-- Opening Marker --

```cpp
__global__ __launch_bounds__(256) void k_tx_tail(TxTailArgs T) {
  __shared__ int qs[4][TX_GQ];
  __shared__ int gbs[4][TX_BMAXBLK + 4];
  __shared__ int parks[4][TX_PARK];
  __shared__ double sts[4][3][64];
  __shared__ double wcs[4][RX_RECT_CACHE][64];
  __shared__ int ecs[4][RX_RECT_CACHE][64];
  __shared__ int s_live, s_n;
  __shared__ int s_list[256];
  if (T.forceAbort) {
    if (threadIdx.x == 0) __hip_atomic_store(&T.bar[32], 1u, __ATOMIC_RELAXED, __HIP_MEMORY_SCOPE_AGENT);
    return;
  }
  const TxRound& A = T.R;
  const DevParams& P = *A.Pp;
  const int W = A.W, H = A.H;
  const int64_t npix = (int64_t)W * H;
  const int tid = threadIdx.x, wv = tid >> 6;
  const int G = gridDim.x;
  const int nbx = (W + 31) / 32, nbyA = (A.TH + 7) / 8, nbyB = (H + 31) / 32, ntile = A.ntx * A.nty, ncell = A.TW * A.TH;
  const int64_t nA = (int64_t)nbx * nbyA * A.nimg, nB = (int64_t)nbx * nbyB * A.nimg, nC = (int64_t)ntile * A.nimg;
  const int nwaves = G * 4, gw = blockIdx.x * 4 + wv;
  auto relaxing = [&](int il) -> bool {
    const RxCtl& c = A.ctl[A.img0 + il];
    return c.state != 2 && c.overflow == 0;
  };
  unsigned epoch = 0;
  for (int t = T.t0; t <= T.maxRounds; ++t) {
    for (int il = blockIdx.x * 256 + tid; il < A.nimg; il += G * 256) {
      RxCtl& c = A.ctl[A.img0 + il];
      if (c.state != 2) { c.nSmall = 0; c.nBig = 0; c.nHand = 0; c.nextBig = 0; c.rectArena = 0ull; }
    }
    for (int64_t base = blockIdx.x; base < nA; base += (int64_t)G * 256) {
      if (tid == 0) s_n = 0;
      __syncthreads();
      const int64_t v = base + (int64_t)tid * G;
      if (v < nA) {
        const int il = (int)(v / (nbx * nbyA)), rem = (int)(v - (int64_t)il * (nbx * nbyA));
        const int bx = rem % nbx, by = rem / nbx;
        bool act = false;
        if (relaxing(il)) {
          const int* tt = A.tileTouch + (int64_t)(A.img0 + il) * ncell;
          for (int cy = by * 8; cy < min(by * 8 + 8, A.TH); ++cy)
            for (int cx = bx * 4; cx < min(bx * 4 + 4, A.TW); ++cx) act = act || tt[cy * A.TW + cx] == t - 1;
        }
        if (act) s_list[atomicAdd(&s_n, 1)] = (int)((v - base) / G);
      }
      __syncthreads();
      const int n = s_n;
      for (int i = 0; i < n; ++i) {
        const int64_t va = base + (int64_t)s_list[i] * G;
        const int il = (int)(va / (nbx * nbyA)), rem = (int)(va - (int64_t)il * (nbx * nbyA));
        tx_diffmark_block(A, t, rem % nbx, rem / nbx, A.img0 + il);
        __syncthreads();
      }
    }
    if (!tx_grid_barrier(T.bar, ++epoch * G)) return;
    for (int il = blockIdx.x * 256 + tid; il < A.nimg; il += G * 256) {
      RxCtl& c = A.ctl[A.img0 + il];
      if (c.state == 2) continue;
      if (((t & 1) ? c.changedOdd : c.changed) == 0) { c.state = 2; c.rounds = t; }
      else if (t & 1) c.changed = 0;
      else c.changedOdd = 0;
    }
    for (int64_t base = blockIdx.x; base < nB; base += (int64_t)G * 256) {
      if (tid == 0) s_n = 0;
      __syncthreads();
      const int64_t v = base + (int64_t)tid * G;
      if (v < nB) {
        const int il = (int)(v / (nbx * nbyB)), rem = (int)(v - (int64_t)il * (nbx * nbyB));
        const int bx = rem % nbx, by = rem / nbx;
        bool act = false;
        if (relaxing(il)) {
          const int* ta = A.tileAct + (int64_t)(A.img0 + il) * ncell;
          for (int cy = by * 4; cy < min(by * 4 + 4, A.TH); ++cy)
            for (int cx = bx * 4; cx < min(bx * 4 + 4, A.TW); ++cx) act = act || ta[cy * A.TW + cx] == t;
        }
        if (act) s_list[atomicAdd(&s_n, 1)] = (int)((v - base) / G);
      }
      __syncthreads();
      const int n = s_n;
      for (int i = 0; i < n; ++i) {
        const int64_t va = base + (int64_t)s_list[i] * G;
        const int il = (int)(va / (nbx * nbyB)), rem = (int)(va - (int64_t)il * (nbx * nbyB));
        tx_prep_block(A, t, rem % nbx, rem / nbx, A.img0 + il, 0);
        __syncthreads();
      }
    }
    if (!tx_grid_barrier(T.bar, ++epoch * G)) return;
    if (tid == 0) s_live = 0;
    __syncthreads();
    int live = 0;
    for (int i = tid; i < A.nimg; i += 256) live += relaxing(i) ? 1 : 0;
    if (live) atomicAdd(&s_live, live);
    __syncthreads();
    if (s_live == 0) return;
    for (int64_t base = blockIdx.x; base < nC; base += (int64_t)G * 256) {
      if (tid == 0) s_n = 0;
      __syncthreads();
      const int64_t v = base + (int64_t)tid * G;
      if (v < nC && A.DL.cnt[(int64_t)A.img0 * ntile + v] > 0 && relaxing((int)(v / ntile))) s_list[atomicAdd(&s_n, 1)] = (int)((v - base) / G);
      __syncthreads();
      const int n = s_n;
      for (int i = wv; i < n; i += 4) {
        const int64_t va = base + (int64_t)s_list[i] * G;
        const int il = (int)(va / ntile);
        const int tile = (int)(va - (int64_t)il * ntile);
        if (A.hot) tx_grow_tile<true, false, TX_GQ, 0, true>(A, A.img0 + il, tile, t, qs[wv], gbs[wv], parks[wv]);
        else tx_grow_tile<true>(A, A.img0 + il, tile, t, qs[wv], gbs[wv], parks[wv]);
      }
      __syncthreads();
    }
    if (!tx_grid_barrier(T.bar, ++epoch * G)) return;
    for (int64_t v = (int64_t)blockIdx.x * 256 + tid; v < nC; v += (int64_t)G * 256) A.DL.cnt[(int64_t)A.img0 * ntile + v] = 0;
    {
      const int per = max(1, nwaves / A.nimg);
      for (int il = gw / per; il < A.nimg; il += max(1, nwaves / per)) {
        const int img = A.img0 + il;
        const RxCtl& c = A.ctl[img];
        if (c.state == 2 || c.overflow) continue;
        rx_rect_wave(P, c, A.rec + img * npix, A.mg ? A.mg + img * npix : nullptr, A.arena + (int64_t)img * A.arenaCap,
                     A.rects + (int64_t)img * A.rectCap, A.rectCap, A.rgSeg + img * npix, gw % per, per, sts[wv], wcs[wv], ecs[wv], A.DL.rmask,
                     A.hot ? A.hot + img * npix : nullptr, A.cold ? A.cold + img * npix : nullptr);
      }
    }
    if (!tx_grid_barrier(T.bar, ++epoch * G)) return;
  }
}

}
```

-- Closing Marker --

▶ **WORK TO COMPLETE**
Check each line of the data above, and please copy the ones in which the string "ncell" occurs.

▶ **YOUR SOLUTION**
  const int nbx = (W + 31) / 32, nbyA = (A.TH + 7) / 8, nbyB = (H + 31) / 32, ntile = A.ntx * A.nty, ncell = A.TW * A.TH;
          const int* tt = A.tileTouch + (int64_t)(A.img0 + il) * ncell;
          const int* ta = A.tileAct + (int64_t)(A.img0 + il) * ncell;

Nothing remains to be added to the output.